START TASK DATA

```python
class PPConfig(ctypes.Structure):
    _fields_ = [
        ("voxel_size", c_f * 3),
        ("offset", c_f * 3),
        ("grid_size", c_i32 * 3),
        ("max_voxels", c_i32),
        ("max_num_points", c_i32),
# ... 28 lines not shown
    "pp_scatter": (ctypes.c_int, [c_p, c_p, c_p, c_p, c_p, c_p]),
    "pp_backbone": (ctypes.c_int, [c_p, c_p, c_p, c_p]),
    "pp_head": (ctypes.c_int, [c_p, c_p, c_p, c_p, c_p, c_p]),
    "pp_postprocess": (ctypes.c_int, [c_p, c_p, c_p, c_p, c_p, c_p, c_p, ctypes.c_int, c_p]),
    "pp_select_candidates": (ctypes.c_int, [c_p, c_p, c_p, c_p, c_p, c_p, c_p, c_p, c_p]),
    "pp_infer_frame": (ctypes.c_int, [c_p, c_p, ctypes.c_int, c_p, c_p, ctypes.c_int, c_p]),
    "pp_infer_batch": (ctypes.c_int, [c_p, ctypes.POINTER(c_p), ctypes.POINTER(c_i32), ctypes.c_int, c_p, c_p, ctypes.c_int, c_p]),
    "pp_fetch_frame_tensor": (ctypes.c_int, [c_p, ctypes.c_int, ctypes.c_int, c_p, c_p]),
    "pp_debug_layer": (ctypes.c_int, [c_p, ctypes.c_int, ctypes.c_int, c_p, c_p, ctypes.c_int, c_p, c_p, c_p, c_p, c_p, c_p, c_p, c_p, c_p]),
    "pp_debug_layer_skip": (ctypes.c_int, [c_p, ctypes.c_int, ctypes.c_int, c_p, c_p, ctypes.c_int, c_p, c_p, c_p, c_p, c_p, c_p, c_p, c_p, c_p, ctypes.c_int, c_p]),
    "pp_set_head_defer": (ctypes.c_int, [c_p, ctypes.c_int]),
    "pp_head_defer_active": (ctypes.c_int, [c_p]),
    "pp_set_sparse_conv1": (ctypes.c_int, [c_p, ctypes.c_int]),
    "pp_set_tile_skip": (ctypes.c_int, [c_p, ctypes.c_int]),
    "pp_tile_skip_active": (ctypes.c_int, [c_p]),
    "pp_set_assign_thresholds": (ctypes.c_int, [c_p, c_p, c_p]),
    "pp_assign_targets": (ctypes.c_int, [c_p, c_p, c_p, c_p, ctypes.POINTER(c_i32), ctypes.c_int, c_p, c_p, c_p, c_p, c_p]),
    "pp_target_loss": (ctypes.c_int, [c_p, c_p, c_p, c_p, c_p, c_p, c_p, ctypes.c_int, c_p, c_p]),
    "pp_batch_loss": (ctypes.c_int, [c_p, c_p, c_p, ctypes.POINTER(c_i32), ctypes.c_int, c_p, c_p]),
    "pp_target_loss_grad": (ctypes.c_int, [c_p, c_p, c_p, c_p, c_p, c_p, c_p, ctypes.c_int, ctypes.c_int, c_f, c_p, c_p, c_p, c_p]),
    "pp_head_backward": (ctypes.c_int, [c_p, c_p, c_p, c_p, c_p, ctypes.c_int, c_p, c_p, c_p, c_p, c_p, c_p, c_p, c_p]),
    "pp_update_head_weights": (ctypes.c_int, [c_p, c_p, c_p, c_p, c_p, c_p, c_p, c_p]),
    "pp_backbone_taps": (ctypes.c_int, [c_p, c_p, c_p, c_p, c_p, c_p, c_p]),
    "pp_neck_backward": (ctypes.c_int, [c_p, ctypes.c_int, c_p, c_p, c_p, c_p, ctypes.c_int, c_p, c_p, c_p]),
    "pp_update_neck_weights": (ctypes.c_int, [c_p, c_p, c_p, c_p, c_p]),
    "pp_augment_draw": (ctypes.c_int, [c_p, ctypes.c_uint64, ctypes.c_uint32, ctypes.POINTER(c_i64), ctypes.c_int, ctypes.c_int,
                                       ctypes.POINTER(c_i32), ctypes.c_int, c_p, c_p, c_p, c_p, c_p]),
    "pp_augment_noise": (ctypes.c_int, [c_p, c_p, c_p, c_p, c_p, c_p, ctypes.c_int, ctypes.POINTER(c_i32), ctypes.c_int, c_p, c_p, c_p, c_p]),
    "pp_augment_boxes": (ctypes.c_int, [c_p, c_p, c_p, c_p, c_p, c_p, c_p, c_p, ctypes.POINTER(c_i32), ctypes.c_int, c_p, c_p, c_p, c_p, c_p]),
    "pp_augment_points": (ctypes.c_int, [c_p, c_p, c_p, ctypes.POINTER(c_i32), c_p, c_p, c_p, c_p, c_p, ctypes.POINTER(c_i32), ctypes.c_int,
# ... 51 lines not shown
```

3d_object_detection_amd/csrc/anchor_mask.hip:

```cpp
#include "pp_common.h"

namespace {

__device__ __forceinline__ void occ_mark_body(const int32_t* __restrict__ coors, const int32_t* __restrict__ num_pillars,
                                                int gy, int32_t* __restrict__ occ)
{
    int p = blockIdx.x * blockDim.x + threadIdx.x;
    if (p >= *num_pillars) return;
    atomicAdd(&occ[coors[3 * p] * gy + coors[3 * p + 1]], 1);
}

__device__ __forceinline__ void scan_rows_body(int32_t* __restrict__ occ, int gx, int gy)
{
    int row = blockIdx.x * 4 + (threadIdx.x >> 6);
    int lane = threadIdx.x & 63;
    if (row >= gx) return;
    int32_t* r = occ + (size_t)row * gy;
    int carry = 0;
    constexpr int NB = 8;
    for (int yb = 0; yb < gy; yb += 64 * NB) {
        int vv[NB];
#pragma unroll
        for (int b = 0; b < NB; ++b) {
            const int y = yb + b * 64 + lane;
// ... 100 lines not shown
}
__global__ void __launch_bounds__(256) scan_rows_b(const pp_pre_frame* __restrict__ tab, int gx, int gy) { scan_rows_body(tab[blockIdx.z].occ, gx, gy); }
__global__ void __launch_bounds__(1024) scan_cols_b(const pp_pre_frame* __restrict__ tab, int gx, int gy) { scan_cols_body(tab[blockIdx.z].occ, gx, gy); }
__global__ void __launch_bounds__(256) mask_lookup_sep_b(const pp_pre_frame* __restrict__ tab, int gy, int H, int W, int types,
                                                         const int32_t* __restrict__ rect_x, const int32_t* __restrict__ rect_y)
{
    const pp_pre_frame F = tab[blockIdx.z];
    mask_lookup_sep_body(F.occ, gy, H, W, types, rect_x, rect_y, F.mask);
}
__global__ void __launch_bounds__(256) mask_lookup_full_b(const pp_pre_frame* __restrict__ tab, int gy, int64_t A, const int4* __restrict__ rects)
{
    const pp_pre_frame F = tab[blockIdx.z];
    mask_lookup_full_body(F.occ, gy, A, rects, F.mask);
}

}

extern "C" int pp_anchor_mask(pp_ctx* ctx, const int32_t* coors, const int32_t* num_pillars, uint8_t* mask, void* stream_)
{
    if (!ctx) return PP_E_ARG;
    return pp_anchor_mask_slot(ctx, 0, coors, num_pillars, mask, (hipStream_t)stream_);
}

int pp_anchor_mask_slot(pp_ctx* ctx, int si, const int32_t* coors, const int32_t* num_pillars, uint8_t* mask, hipStream_t stream)
{
    pp_slot& S = ctx->slot[si];
    if (!coors || !num_pillars || !mask) return pp_fail(ctx, PP_E_ARG, "pp_anchor_mask: null pointer");
    if (ctx->A == 0) return pp_fail(ctx, PP_E_STATE, "pp_anchor_mask: call pp_set_anchors first");
    const int gx = ctx->gx, gy = ctx->gy;
    PP_HIP(hipMemsetAsync(S.occ, 0, (size_t)gx * gy * sizeof(int32_t), stream));
// ... 33 lines not shown
```

3d_object_detection_amd/csrc/conv.hip:

```cpp
#include <algorithm>
#include <type_traits>
#include <cmath>
#include <cstdio>
#include <cstdlib>
#include <cstring>
#include <unistd.h>
#include "pp_common.h"
#include "conv_common.h"

namespace {

using namespace ppc;

template <int KS, int STRIDE, int TW, int WM, int WN, int MT, int NT, int BTX, int KC, int EPI>
struct ConvCfg {
    static constexpr int TH = 16 / TW;
    static constexpr int TILES = WN * NT;
    static constexpr int BTY = TILES / BTX;
    static constexpr int PW = BTX * TW, PH = BTY * TH;
    static constexpr int IW = (PW - 1) * STRIDE + KS, IH = (PH - 1) * STRIDE + KS;
    static constexpr int HALF = (IW + 1) / 2;
    static constexpr int iwp()
    {
        int v = IW;
// ... 1366 lines not shown
    if constexpr (EPI == EPI_HEAD_CLS) {
        for (int e = tid; e < K * BMP; e += 512) {
            const int k = e / BMP, a = e - k * BMP, t = 4 * (9 + a) + 3;
            wl[e] = a < p.n_cls ? p.w[((size_t)(t / p.w_bm) * K + k) * p.w_bmp + t % p.w_bm] : 0.f;
        }
    } else {
        const f32x4* g = reinterpret_cast<const f32x4*>(p.w) + (size_t)cb * ((size_t)K * BMP / 4);
        f32x4* d = reinterpret_cast<f32x4*>(wl);
        for (int e = tid; e < K * BMP / 4; e += 512) d[e] = g[e];
    }
    __syncthreads();
    __builtin_amdgcn_s_setprio(1);

    const int HW = p.Hout * p.Wout;
    const int items_per_frame = (HW + NT * 16 - 1) / (NT * 16);
    const int total = items_per_frame * p.nb;
    const size_t plane = (size_t)HW;
    const int gw = wi * 8 + wave, gstride = nworkers * 8;

    constexpr int SR = (EPI == EPI_PLAIN) ? 4 : 1;
    float ssum[MT][SR], ssq[MT][SR];
#pragma unroll
    for (int i = 0; i < MT; ++i)
#pragma unroll
        for (int r = 0; r < SR; ++r) { ssum[i][r] = 0.f; ssq[i][r] = 0.f; }
    int stat_frame = -1, pre_frame = -1;
    auto flush_stats = [&](int frame) {
        if (EPI == EPI_HEAD || EPI == EPI_HEAD_CLS || !p.stat_acc || frame < 0) return;
        double* base = p.stat_acc + (size_t)frame * p.stat_fs + ((size_t)((blockIdx.x * 8 + wave) % NREP) * p.stat_C) * 2;
#pragma unroll
        for (int i = 0; i < MT; ++i)
// ... 38 lines not shown
        if (p.pre != PRE_RAW) {                                                                  \
            const float sc = scl[(S) * 4 + kq], sh = shl[(S) * 4 + kq];                          \
            _Pragma("unroll") for (int j = 0; j < NT; ++j) b[PAR][j] = fmaxf(fmaf(bq[SLOT][j], sc, sh), 0.f); \
        } else {                                                                                 \
            _Pragma("unroll") for (int j = 0; j < NT; ++j) b[PAR][j] = bq[SLOT][j];              \
        }                                                                                        \
    }
#define G1_MFMAS(PAR)                                                                            \
    {                                                                                            \
        __builtin_amdgcn_sched_barrier(0);                                                       \
        _Pragma("unroll") for (int i = 0; i < MT; ++i)                                           \
            _Pragma("unroll") for (int j = 0; j < NT; ++j)                                       \
                acc[i][j] = __builtin_amdgcn_mfma_f32_16x16x4f32(a[PAR][i], b[PAR][j], acc[i][j], 0, 0, 0); \
        __builtin_amdgcn_sched_barrier(0);                                                       \
    }
    if constexpr (PREC == 0) {
    if (gw < total) {
        set_load_item(gw);
#pragma unroll
        for (int s0 = 0; s0 < PD - 1; ++s0) G1_LOADB(s0, s0)
    }
    }
    for (int item = gw; item < total; item += gstride) {
        const int fr = __builtin_amdgcn_readfirstlane(item / items_per_frame);
        const int pix0 = __builtin_amdgcn_readfirstlane((item - fr * items_per_frame) * (NT * 16));
        if (fr != stat_frame) { flush_stats(stat_frame); stat_frame = fr; }
        if (p.pre != PRE_RAW && fr != pre_frame) {
            for (int c = lane; c < K; c += 64) {
                if (p.pre == PRE_STATS) {
                    const double* pa = p.pre_acc + (size_t)fr * p.pre_fs;
                    double s = 0.0, q = 0.0;
#pragma unroll
                    for (int r = 0; r < NREP; ++r) { s += pa[((size_t)r * K + c) * 2]; q += pa[((size_t)r * K + c) * 2 + 1]; }
                    const double mean = s * p.pre_inv_n;
                    double var = q * p.pre_inv_n - mean * mean;
                    var = var > 0.0 ? var : 0.0;
                    const double rstd = 1.0 / sqrt(var + (double)p.eps);
                    scl[c] = (float)rstd;
// ... 22 lines not shown
#pragma unroll
            for (int u = 0; u < PD; ++u) {
                G1_LOADB(sb + u + PD - 1, (u + PD - 1) % PD)
                G1_PREP(sb + u + 1, (u + 1) % PD, (u + 1) & 1)
                G1_MFMAS(u & 1)
            }
        }
        G1_LOADB(sb + PD - 1, PD - 1)
#pragma unroll
        for (int u = 0; u < PD; ++u) {
            if (u + 1 < PD) G1_PREP(sb + u + 1, (u + 1) % PD, (u + 1) & 1)
            G1_MFMAS(u & 1)
        }

        __builtin_amdgcn_s_setprio(1);
        if (item + gstride < total) {
            set_load_item(item + gstride);
#pragma unroll
            for (int s0 = 0; s0 < PD - 1; ++s0) G1_LOADB(s0, s0)
        }

        } else {
            set_load_item(item);
            constexpr unsigned EB = IN16 ? 2u : 4u;
            const unsigned bvq = bvoff + (unsigned)kq * 3u * (unsigned)plane * EB;
            const unsigned cstep = (unsigned)plane * EB;
            const uint2* wl2 = reinterpret_cast<const uint2*>(wl);
            const int nkb = K / 16;
            f32x4 q0[4], q1[4];
            uint2 g0[4], g1[4];
#define G1_LP_LOAD(Q, G, KB) _Pragma("unroll") for (int t = 0; t < 4; ++t) {                                                  \
        if constexpr (IN16) G[t] = __builtin_bit_cast(uint2, __builtin_amdgcn_raw_buffer_load_b64(rb, bvq, (unsigned)((KB) * 16 + t) * cstep, 0)); \
// ... 756 lines not shown
#pragma unroll
    for (int r = 0; r < NREP; ++r) { s += pa[((size_t)r * C + c) * 2]; q += pa[((size_t)r * C + c) * 2 + 1]; }
    const double mean = s * inv_n;
    double var = q * inv_n - mean * mean;
    var = var > 0.0 ? var : 0.0;
    const double rstd = 1.0 / sqrt(var + (double)eps);
    aff[(size_t)blockIdx.x * aff_fs + c] = (float)rstd;
    aff[(size_t)blockIdx.x * aff_fs + 320 + c] = (float)(-mean * rstd);
}

constexpr size_t STAT_FS = (size_t)24 * NREP * 320 * 2;

int launch_conv(pp_ctx* ctx, const Layer& L, const float* in, int Hin, int Win, float* out, const float* res,
                const NormRef& pre, double* stat_acc, int stat_C, int Hout, int Wout, hipStream_t stream,
                float* out_box = nullptr, float* out_dir = nullptr, int B = 1, size_t out_fs = 0, size_t in_fs = 0,
                const int32_t* pmap = nullptr, const float* feat = nullptr, int ts_k = 0)
{
    pp_net* net = (pp_net*)ctx->net;
    ConvP p;
    memset(&p, 0, sizeof(p));
    p.in = in; p.w = L.w; p.out = out; p.res = res;
    p.Cin = L.cin; p.Hin = Hin; p.Win = Win;
    p.Cout = L.rows; p.Hout = Hout; p.Wout = Wout;
    p.pre = pre.mode; p.pre_acc = pre.acc; p.pre_scale = pre.scale; p.pre_shift = pre.shift;
    p.pre_inv_n = pre.inv_n; p.eps = 1e-3f; p.aff_fs = pre.aff_fs;
    p.stat_acc = stat_acc; p.stat_C = stat_C;
    p.bias = (L.kind == 2 && L.var.family == Family::Gemm1x1) ? net->head_bias_perm : net->head_bias; p.out_box = out_box; p.out_dir = out_dir;
    { const int na = ctx->cfg.num_anchor_per_loc; p.n_cls = na; p.n_box = 7 * na; p.n_rows = 10 * na; }
    p.w_bm = net->layers.back().var.bm; p.w_bmp = net->layers.back().var.bmp;
    {
        const size_t hw = (size_t)Hout * Wout;
        p.in_fs = in_fs ? in_fs : (size_t)L.cin * Hin * Win;
        p.out_fs = out_fs ? out_fs : (L.kind == 2 ? (size_t)p.n_cls * hw : (size_t)L.rows * hw);
        p.res_fs = p.out_fs;
        p.box_fs = (size_t)p.n_box * hw;
// ... 293 lines not shown
    }
    (void)hipEventDestroy(e0);
    (void)hipEventDestroy(e1);
    L.var = bv;
    tune_cache()[sig] = bv.name;
    if (verbose) fprintf(stderr, "[pp autotune] %-28s -> %s (%.1f us)\n", sig, bv.name, best * 1e3);
    return 0;
}

int launch_head_cls(pp_ctx* ctx, const Variant& v, const float* in, const NormRef& pre, float* cls, int nb, hipStream_t stream)
{
    pp_net* net = (pp_net*)ctx->net;
    Layer L = net->layers.back();
    L.var = v;
    L.rows = 16;
    return launch_conv(ctx, L, in, ctx->H, ctx->W, cls, nullptr, pre, nullptr, 0, ctx->H, ctx->W, stream, nullptr, nullptr, nb);
}
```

END TASK DATA

# WHAT YOU HAVE TO DO
How many lines of the entries above hold the string "TILES"? Reply with the number alone.

# TASK RESULT
2